We introduce FDG-Diff, a novel frequency-domain-guided dehazing framework.
Second, we introduce the High-Frequency Compensation Module (HFCM), which enhances spatial-domain detail restoration.
Third, we introduce the Degradation-Aware Denoising Timestep Predictor (DADTP), which addresses regional degradation inconsistencies in compressed hazy images.

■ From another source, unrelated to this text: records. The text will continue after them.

 template <bool PERHEAD, int WAVES, int HALVES = 2>
 __global__ __launch_bounds__(WAVES * kWave) void attn_bwd_kv_kernel(KvParams K) {
-  constexpr int kKvWaves = WAVES, kKvThreads = WAVES * kWave, kKvSlots = HALVES * WAVES;
-  AttnParams P = K.A;
-  attn_load_rng(P);
   extern __shared__ __attribute__((aligned(16))) float smem[];
-  const int tid = threadIdx.x, lane = tid & 63;
-  const int w = __builtin_amdgcn_readfirstlane(tid >> 6);
-  const int l31 = lane & 31, g = lane >> 5;
-  const int kt = blockIdx.x / HALVES, hf = blockIdx.x % HALVES, prob = blockIdx.y;
-  const KvProblem pb = kv_problem<PERHEAD>(K, prob);
-  const int b = pb.b;
-  const int R = K.R, NT = K.NT, nK = P.nK;
-  const int key = kt * 32 + l31;
-  const bool kvalid = key < nK;
-
-  uint4* vstrip = reinterpret_cast<uint4*>(smem) + w * (8 * kWave) + lane;
-  {
-    const float* vrow = pb.v + (size_t)(kvalid ? key : 0) * P.v_stride + 8 * g;
-#pragma unroll
-    for (int s = 0; s < 4; ++s) {
-      const f32x4 a = *reinterpret_cast<const f32x4*>(vrow + 16 * s), c = *reinterpret_cast<const f32x4*>(vrow + 16 * s + 4);
-      float x[8] = {a[0], a[1], a[2], a[3], c[0], c[1], c[2], c[3]};
-      if (!kvalid) {
-#pragma unroll
-        for (int e = 0; e < 8; ++e) x[e] = 0.f;
-      }
-      bf16x8 hi, lo;
-      kv_split8(x, hi, lo);
-      vstrip[(2 * s) * kWave] = __builtin_bit_cast(uint4, hi);
-      vstrip[(2 * s + 1) * kWave] = __builtin_bit_cast(uint4, lo);
-    }
-  }
-  f32x16 accV[2], accK[2];
-#pragma unroll
-  for (int i = 0; i < 16; ++i) { accV[0][i] = 0.f; accV[1][i] = 0.f; accK[0][i] = 0.f; accK[1][i] = 0.f; }
-
-  using rsrc_t = __amdgpu_buffer_rsrc_t;
-  const unsigned recs = (unsigned)((size_t)R * nK * 4);
-  const rsrc_t rs = __builtin_amdgcn_make_buffer_rsrc(P.scores + pb.score_off, 0, (int)recs, 0x00020000);
-  const rsrc_t rd = __builtin_amdgcn_make_buffer_rsrc(P.ds_out + pb.score_off, 0, (int)recs, 0x00020000);
-  const int rowbytes = nK * 4;
-  const unsigned lane_off = kvalid ? (unsigned)(4 * g * rowbytes + key * 4) : 0x80000000u;
-  const float* lse_b = P.lse + pb.row_off;
-  const float* delta_b = P.delta + pb.row_off;
-  const bool has_mask = P.mask_kind == VDETR_MASK_BOOL;
-  const unsigned char* mask_b = reinterpret_cast<const unsigned char*>(P.mask) + (size_t)b * P.nQ * nK + (kvalid ? key : 0);
-
-  auto load_scores = [&](int tile, float (&sv)[16]) {
-#pragma unroll
-    for (int a = 0; a < 4; ++a) {
-      const unsigned voff = lane_off + (unsigned)((tile * 32 + 8 * a) * rowbytes);
-#pragma unroll
-      for (int h = 0; h < 4; ++h)
-        sv[4 * a + h] = __builtin_bit_cast(float, __builtin_amdgcn_raw_buffer_load_b32(rs, (int)(voff + (unsigned)(h * rowbytes)), 0, kStreamAux));
-    }
-  };
-  const int first = hf * kKvWaves + w;
-  float sv[16], sn[16];
-  if (first < NT) load_scores(first, sn);
-
-  for (int tile = first; tile < NT; tile += kKvSlots) {
-    const int r0 = tile * 32;
-#pragma unroll
-    for (int i = 0; i < 16; ++i) sv[i] = sn[i];
-    const uint4* pk = K.pack + ((size_t)prob * NT + tile) * kKvTileUnits + lane;
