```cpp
int hiptsdbg_gemm_time(int M, int N, int K, int epi, int iters, float* ms_out);
int hiptsdbg_gemm_clock(int M, int N, int K, int epi, int iters, float* ms_out, float* loop_ghz);
int hiptsdbg_gemm_q4_compare(int M, int N, int K, int epi, int f16, int iters, long long* mismatch_out, float* ms_out);
int hiptsdbg_gelu(const float* x_host, int n, int tanh_form, float* y_host);
int hiptsdbg_dwconv7(const uint16_t* in_f16, const float* w, uint16_t* out_f16, int batch, int H, int C, int mode, int iters, float* ms_out);
int hiptsdbg_dwconv7_stamps(unsigned long long* host, int n);
int hiptsdbg_convnext_stream(hipts_convnext_t* h, const float* x_host, int batch, int stage, float* out_host);
int hiptsdbg_swinv2_stream(hipts_swinv2_t* h, const float* x_host, int batch, int stage, float* out_host);
int hiptsdbg_swinv2_window_attention(const float* q, const float* k, const float* v, const float* logit_scale, const float* cpb, int batch,
                                     int heads, int side, int window, int shift, int operand_f16, float* out);
int hiptsdbg_mlp_fused(const uint16_t* xn, const float* w1, const float* w2, float* x, const float* res_scale, const float* gamma, uint16_t* xn_out,
                       int M, int C, float star_s, float star_b, float eps, int iters, float* ms_out, int waves);
int hiptsdbg_mlp_stamps(unsigned long long* host, int n);
int hiptsdbg_mlp_weight_image(const float* w1, const float* w2, int C, uint16_t* out, long long out_halves);
int hiptsdbg_dw_toeplitz(const float* w, int channels, uint32_t* out);
enum { HIPTSDBG_GEMM_V1 = 0, HIPTSDBG_GEMM_PP = 1, HIPTSDBG_GEMM_S3 = 2, HIPTSDBG_GEMM_PP2 = 3, HIPTSDBG_GEMM_DW = 4,
       HIPTSDBG_GEMM_Q4 = 5, HIPTSDBG_GEMM_PP_E4M3 = 6 };
typedef struct hiptsdbg_gemm_plan_t {
    int32_t loop, mr, interior, stamped;
    int32_t tiles_m, tiles_n, grid, block, lds_bytes;
    int32_t sk_first, sk_slices;
    int32_t raster_gm, raster_gn, epi_prio, epi_prefetch;
    int32_t error;
} hiptsdbg_gemm_plan_t;
int hiptsdbg_gemm_plan(int epi, int M, int N, int K, int f16, int shared_chip, unsigned features, int ld_out, int dim, int cus,
                       unsigned q4_mask, hiptsdbg_gemm_plan_t* out);
int hiptsdbg_gemm_tile_walk(int tiles_m, int tiles_n, int tile_rows, int raster_gm, int raster_gn, int32_t* m0, int32_t* n0);
int hiptsdbg_gemm_kernel_resources(int epi, int mr, int f16, int op8, int sk, int interior, int* num_regs, int* scratch_bytes, int* static_lds);
typedef struct hiptsdbg_gemm_case_t {
    int32_t epi, M, N, K, f16, shared_chip;
    const uint16_t* a;
    const uint16_t* w;
    const float* bias;
    const float* pos;
    const float* res_scale;
    const float* ln_gamma;
    const float* ln_beta;
    const float* col_u;
    const float* rowstat;
    const float* stat_in;
    const float* rope;
    const float* x_init;
    uint64_t x_init_bytes;
    int32_t tokens, tokens_pad, heads, dim, hd_log2;
    int32_t stat_in_blocks, stat_in_stride, ln_dim, rope_tokens, stat_stride;
    int32_t gelu_tanh, star_kind, ld_out, x_blocked, sk_ws, fill;
    float qscale, ln_eps, star_scale, star_bias;
} hiptsdbg_gemm_case_t;
typedef struct hiptsdbg_gemm_out_t {
    void* x;
    void* rowmajor;
    void* probs;
    void* out16[3];
    void* stat_part;
    uint64_t x_bytes, rowmajor_bytes, probs_bytes, out16_bytes[3], stat_part_bytes;
} hiptsdbg_gemm_out_t;
int hiptsdbg_gemm_epilogue(const hiptsdbg_gemm_case_t* in, hiptsdbg_gemm_out_t* out);
enum { HIPTSDBG_SRC_F32 = 0, HIPTSDBG_SRC_F32_BLOCKED = 1, HIPTSDBG_SRC_F32_INPLACE = 2, HIPTSDBG_SRC_16_BIAS = 3 };
enum { HIPTSDBG_AFF_GAMMA_BETA = 0, HIPTSDBG_AFF_GAMMA_OPT_BETA = 1, HIPTSDBG_AFF_GAMMA_ADD_ZERO = 2, HIPTSDBG_AFF_GAMMA_PLAIN = 3 };
enum { HIPTSDBG_SINK_16 = 0, HIPTSDBG_SINK_E4M3 = 1, HIPTSDBG_SINK_F32 = 2, HIPTSDBG_SINK_F32_AND_16 = 3, HIPTSDBG_SINK_PATCH2X2 = 4,
       HIPTSDBG_SINK_ADD_HILO = 5, HIPTSDBG_SINK_BACK = 6 };
typedef struct hiptsdbg_row_ln_case_t {
    int32_t src, affine, sink, f16, blk, H, D, fill;
    int64_t rows;
    float eps;
    const void* in;
    uint64_t in_bytes;
    const float* bias;
    const float* g;
    const float* b;
    const float* x_init;
    uint64_t x_init_bytes;
} hiptsdbg_row_ln_case_t;
typedef struct hiptsdbg_rows_out_t {
    void* f32;
    void* o16;
    uint64_t f32_bytes, o16_bytes;
} hiptsdbg_rows_out_t;
int hiptsdbg_row_ln(const hiptsdbg_row_ln_case_t* in, hiptsdbg_rows_out_t* out);
int hiptsdbg_pool_ln(const float* x, uint64_t x_bytes, const float* g, const float* b, int batch, int T, int C, int count, int blk, float eps,
                     int hilo, int f16, int fill, void* out, uint64_t out_bytes);
int hiptsdbg_rowstat(const float* part, uint64_t part_bytes, int M, int stride, int blocks, int D, float eps, int fill, float* out, uint64_t out_bytes);
int hiptsdbg_fold_ln(const uint16_t* w16, int f16, const float* gamma, const float* beta, const float* bias, int N, int K, int fill, float* u, float* c,
                     uint64_t out_bytes);
enum { HIPTSDBG_PIX_U8_AFFINE = 0, HIPTSDBG_PIX_U8_TABLE = 1, HIPTSDBG_PIX_F32_FLIP = 2, HIPTSDBG_PIX_F32 = 3, HIPTSDBG_PIX_U8_RAW = 4 };
enum { HIPTSDBG_WIN_PATCH = 0, HIPTSDBG_WIN_4X4 = 1, HIPTSDBG_WIN_7X7 = 2 };
int hiptsdbg_patch_gather(int pixel, int window, int f16, const void* images, uint64_t image_bytes, const float* lut, int batch, int S, int P,
                          int KH, int fill, uint16_t* a0, uint64_t a0_bytes);
int hiptsdbg_ccip_stem_u8(const uint8_t* images, const float* lut, int batch, int S, int f16, int fill, uint16_t* a0, uint64_t a0_bytes);
int hiptsdbg_vit_patchify_u8_p16(const uint8_t* images, int batch, int grid, int f16, int fill, uint16_t* a0, uint64_t a0_bytes);
int hiptsdbg_vit_pool(const float* x, uint64_t x_bytes, const float* g, const float* b, int batch, int tokens, int D, float eps, int pool_then_norm,
                      int splits, int f16, int fill, float* part_out, uint64_t part_bytes, uint16_t* out16, uint64_t out16_bytes);
int hiptsdbg_eva_assemble(const float* tmp, uint64_t tmp_bytes, const float* cls, const float* pos, int batch, int np, int TS, int D, int blocked, int fill,
                          float* x, uint64_t x_bytes, float* xblk, uint64_t xblk_bytes);
int hiptsdbg_eva_colsum(const float* x, uint64_t x_bytes, int batch, int np, int TS, int D, int fill, float* part, uint64_t part_bytes);
int hiptsdbg_swinv2_merge(const float* x, uint64_t x_bytes, int batch, int H, int C, int f16, int fill, uint16_t* col, uint64_t col_bytes);
int hiptsdbg_swinv2_split_x(const float* x, uint64_t x_bytes, int64_t rows, int D, int f16, int fill, uint16_t* xh2, uint64_t xh2_bytes);
int hiptsdbg_swinv2_mean(const float* y, uint64_t y_bytes, int batch, int T, int C, int f16, int fill, uint16_t* out, uint64_t out_bytes);
int hiptsdbg_ccip_ds_im2col(const uint16_t* xn, uint64_t xn_bytes, int batch, int H, int C, int fill, uint16_t* col, uint64_t col_bytes);
int hiptsdbg_convnext_cast(const float* x, uint64_t x_bytes, int64_t n4, int f16, int fill, uint16_t* xh, uint64_t xh_bytes);
int hiptsdbg_gemm_run(int M, int N, int K, const uint16_t* a_bf16, const uint16_t* w_bf16, float* out_host);
int hiptsdbg_gemm8_run(int M, int N, int K, const float* a_f32, const float* w_f32, int kind, void* out_host, int* w_exp);
int hiptsdbg_vit_dump(hipts_vit_t* h, const char* name, void* out_host, size_t max_bytes, size_t* bytes);

int hiptsdbg_attention_run(const uint16_t* q, const uint16_t* k, const uint16_t* vT, uint16_t* out_host, int batch, int heads, int tokens,
                           int tokens_pad, int head_dim, int f16);
int hiptsdbg_attention_time(const uint16_t* q, const uint16_t* k, const uint16_t* vT, int batch, int heads, int tokens, int tokens_pad,
                            int head_dim, int f16, int iters, double* avg_us);

int hiptsdbg_attention2(const uint16_t* q, const uint16_t* k, const uint16_t* v, uint16_t* out_host, int batch, int heads, int tokens, int tokens_pad,
                        int f16, int variant, int iters, double* avg_us);

int hiptsdbg_attention2_launch(const uint16_t* q, const uint16_t* k, const uint16_t* v, uint16_t* out_host, long long out_rows, int batch, int heads,
                               int tokens, int tokens_pad, int f16, int out_tokens_stride, int variant, int split_lo);

int hiptsdbg_attention2_kernel_resources(int tokens_pad, int f16, int variant, int* num_regs, int* scratch_bytes, int* static_lds);

int hiptsdbg_attention2_stamps(unsigned long long* host, int n);

int hiptsdbg_search1_last(hipts_bm25_t* h, uint32_t* candidates, uint32_t* took_candidate_path);
enum { HIPTSDBG_QUERY_FINISH = 1, HIPTSDBG_QUERY_WIDE = 2, HIPTSDBG_QUERY_TILED = 4, HIPTSDBG_QUERY_PARTS = 8, HIPTSDBG_QUERY_DEFAULT = 15 };
typedef struct hiptsdbg_search1_plan_t {
    int64_t waves;
    int32_t kk, gw, gl, groups, bcap, finish;
    int32_t grid_score, blocks2, blocks3, reserved;
    uint64_t off_wmax, off_bcnt, off_bflag, off_bkey, off_bid, off_wit, ws_bytes;
    uint64_t out_bytes, off_flag;
} hiptsdbg_search1_plan_t;
int hiptsdbg_search1_plan(int64_t D, int k, unsigned knob_bits, hiptsdbg_search1_plan_t* out);
typedef struct hiptsdbg_sim_plan_t {
    int32_t wide_passes, wide_grid, last_n, last_nqb, last_grid;
    int32_t tail_q0, tail_passes, tail_grid, tail_tiled;
    int32_t parts_grid, index_passes, reserved;
    uint64_t parts_bytes;
} hiptsdbg_sim_plan_t;
int hiptsdbg_sim_plan(int have_tiled, int64_t D, int K, int nq, int want_parts, unsigned knob_bits, hiptsdbg_sim_plan_t* out);
int hiptsdbg_topk_stamps(unsigned long long* host16);
int hiptsdbg_related_last(const hipts_bm25_t* h, double* count_ms, int64_t* lds_items, int64_t* direct_items);
int hiptsdbg_radius_passes(const hipts_radius_t* h, double* pass1_ms, double* pass2_ms, double* sort_ms);

#ifdef __cplusplus
}
#endif
#endif
```

Before: 5465 images/sec.

## Store MLP hidden activation in 16x16 blocked layout between FC1 and FC2 GEMMs

The FC1 GELU epilogue can now write the MLP hidden activation in a 16x16-blocked layout, and the FC2 residual GEMM reads its A operand from that layout through new blocked staging and chunk-offset addressing. The goal is for each 16-byte global-to-LDS load and each epilogue store to touch contiguous 512-byte blocks rather than rows strided by the full K, which should improve memory coalescing. When blocked mode is on, these GEMMs lose the DW variant, the q4 path and split-K, which could cost speed on some shapes. The mode is on by default when LN folding is active and the shapes are multiples of 16.

```diff
diff --git a/anime-illust-image-searcher_amd/csrc/act_blocked.h b/anime-illust-image-searcher_amd/csrc/act_blocked.h
--- /dev/null
+++ b/anime-illust-image-searcher_amd/csrc/act_blocked.h
@@ -0,0 +1,19 @@
+#pragma once
+#include <cstddef>
+#include <cstdint>
+
+namespace hipts {
+
+inline size_t act_blocked_index(size_t row, size_t col, size_t ld) {
+    return (((row >> 4) * (ld >> 4) + (col >> 4)) << 8) + ((row & 15) << 4) + (col & 15);
+}
+inline void act_block(const uint16_t* rowmajor, uint16_t* blocked, size_t rows, size_t ld) {
+    for (size_t r = 0; r < rows; ++r)
+        for (size_t c = 0; c < ld; ++c) blocked[act_blocked_index(r, c, ld)] = rowmajor[r * ld + c];
+}
+inline void act_unblock(const uint16_t* blocked, uint16_t* rowmajor, size_t rows, size_t ld) {
+    for (size_t r = 0; r < rows; ++r)
+        for (size_t c = 0; c < ld; ++c) rowmajor[r * ld + c] = blocked[act_blocked_index(r, c, ld)];
+}
+
+}
diff --git a/anime-illust-image-searcher_amd/csrc/gemm.hip b/anime-illust-image-searcher_amd/csrc/gemm.hip
--- a/anime-illust-image-searcher_amd/csrc/gemm.hip
+++ b/anime-illust-image-searcher_amd/csrc/gemm.hip
@@ -92,8 +92,10 @@
     }
 }
 
-template <int EPI, int MR = 8, bool F16 = false, bool OP8 = false, bool SK = false, bool INT = false>
+template <int EPI, int MR = 8, bool F16 = false, bool OP8 = false, bool SK = false, bool INT = false, bool ABLK = false, bool OBLK = false>
 __global__ __launch_bounds__(512) __attribute__((amdgpu_num_vgpr(240))) void gemm_pp_kernel(const GemmArgs a, int tiles_m, int tiles_n) {
+    static_assert(!(ABLK || OBLK) || (!OP8 && !SK), "blocked activations: 16-bit operands, no split-K");
+    static_assert(!OBLK || EPI == EPI_GELU, "blocked 16-bit output: the GELU epilogue");
     static_assert(!INT || (EPI == EPI_RESID_XG && MR == 8 && !OP8 && !SK), "INT: the residual epilogue's interior form");
     static_assert(!OP8 || (F16 && MR == 8), "e4m3 operands: half 16-bit outputs, full tiles");
     static_assert(!SK || (!OP8 && MR == 8), "split-K: 16-bit operands, full tiles");
@@ -110,6 +112,7 @@
     const int nwg = tiles_m * tiles_n;
     const int K = OP8 ? a.K / 2 : a.K, nt_all = K / BK;
     const int w_rows = tiles_n * BN;
+    constexpr int a_kstep = ABLK ? ACT_KTILE_STEP : BK;
     const int S = SK ? a.sk_slices : 1;
     const int n_items = SK ? a.sk_first + (nwg - a.sk_first) * S : nwg;
     auto decode = [&](int item, WorkItem& w) {
@@ -141,6 +144,9 @@
     tile_origin<TBM>(a, wi.tile, tiles_m, tiles_n, m0, n0);
     int par = 0;
 
+    if constexpr (ABLK) {
+        if (wave * 4 < 4 * MR) stage_tile_blocked(a.A, a.M, K, m0, wi.kt0, smem, wave, lane);
+    } else
     if (wave * 4 < 4 * MR) stage_tile(a.A, a.M, K, m0, wi.kt0, smem, wave, lane);
     stage_tile(a.W, w_rows, K, n0, wi.kt0, smem + TILE_BYTES, wave, lane);
     if constexpr (INT) {
@@ -164,6 +170,9 @@
                 const int lim = isW ? w_rows : a.M;
                 grow = grow < lim ? grow : lim - 1;
                 src[idx] = (isW ? a.W : a.A) + (size_t)grow * K + (size_t)(wi.kt0 + 1) * BK + chunk * 8;
+                if constexpr (ABLK) {
+                    if (!isW) src[idx] = a.A + act_chunk_off(grow, K, wi.kt0 + 1, chunk);
+                }
                 dst[idx] = (isW ? TILE_BYTES : 0) + rb8 * 1024;
             };
             for (int u = 0; u < 2; ++u) {
@@ -206,7 +215,7 @@
             char* st1 = smem + ((par + 1) & 1) * STAGE_BYTES;
             for (int k : {4, 5, 0, 1}) {
                 glds16(src[k], st1 + dst[k]);
-                src[k] += BK;
+                src[k] += k >= 4 ? a_kstep : BK;
             }
         }
 
@@ -243,7 +252,7 @@
                 if (more) {
                     auto issue = [&](int k) {
                         glds16(src[k], nxt + dst[k]);
-                        src[k] += BK;
+                        src[k] += k >= 4 ? a_kstep : BK;
                     };
                     if (HIPTS_STAGE_ORDER_OLD) {
                         issue(2 * p);
@@ -265,7 +274,7 @@
                             if (t + 2 < wi.nt) {
                                 for (int k : {4, 5, 0, 1}) {
                                     glds16(src[k], const_cast<char*>(cur) + dst[k]);
-                                    src[k] += BK;
+                                    src[k] += k >= 4 ? a_kstep : BK;
                                 }
                                 wait_vmcnt(n_hi + 4);
                             } else {
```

- Score: 16.348272500121336
- License:
- Abstract: In this study, we reveal that the interaction between haze degradation and JPEG compression introduces complex joint loss effects, which significantly complicate image restoration. Existing dehazing models often neglect compression effects, which limits their effectiveness in practical applications. To address these challenges, we introduce three key contributions. First, we design FDG-Diff, a novel frequency-domain-guided dehazing framework that improves JPEG image restoration by leveraging frequency-domain information. Second, we introduce the High-Frequency Compensation Module (HFCM), which enhances spatial-domain detail restoration by incorporating frequency-domain augmentation techniques into a diffusion-based restoration framework. Lastly, the introduction of the Degradation-Aware Denoising Timestep Predictor (DADTP) module further enhances restoration quality by enabling adaptive region-specific restoration, effectively addressing regional degradation inconsistencies in compressed hazy images. Experimental results across multiple compressed dehazing datasets demonstrate that our method consistently outperforms the latest state-of-the-art approaches. Code be available at https://github.com/SYSUzrc/FDG-Diff.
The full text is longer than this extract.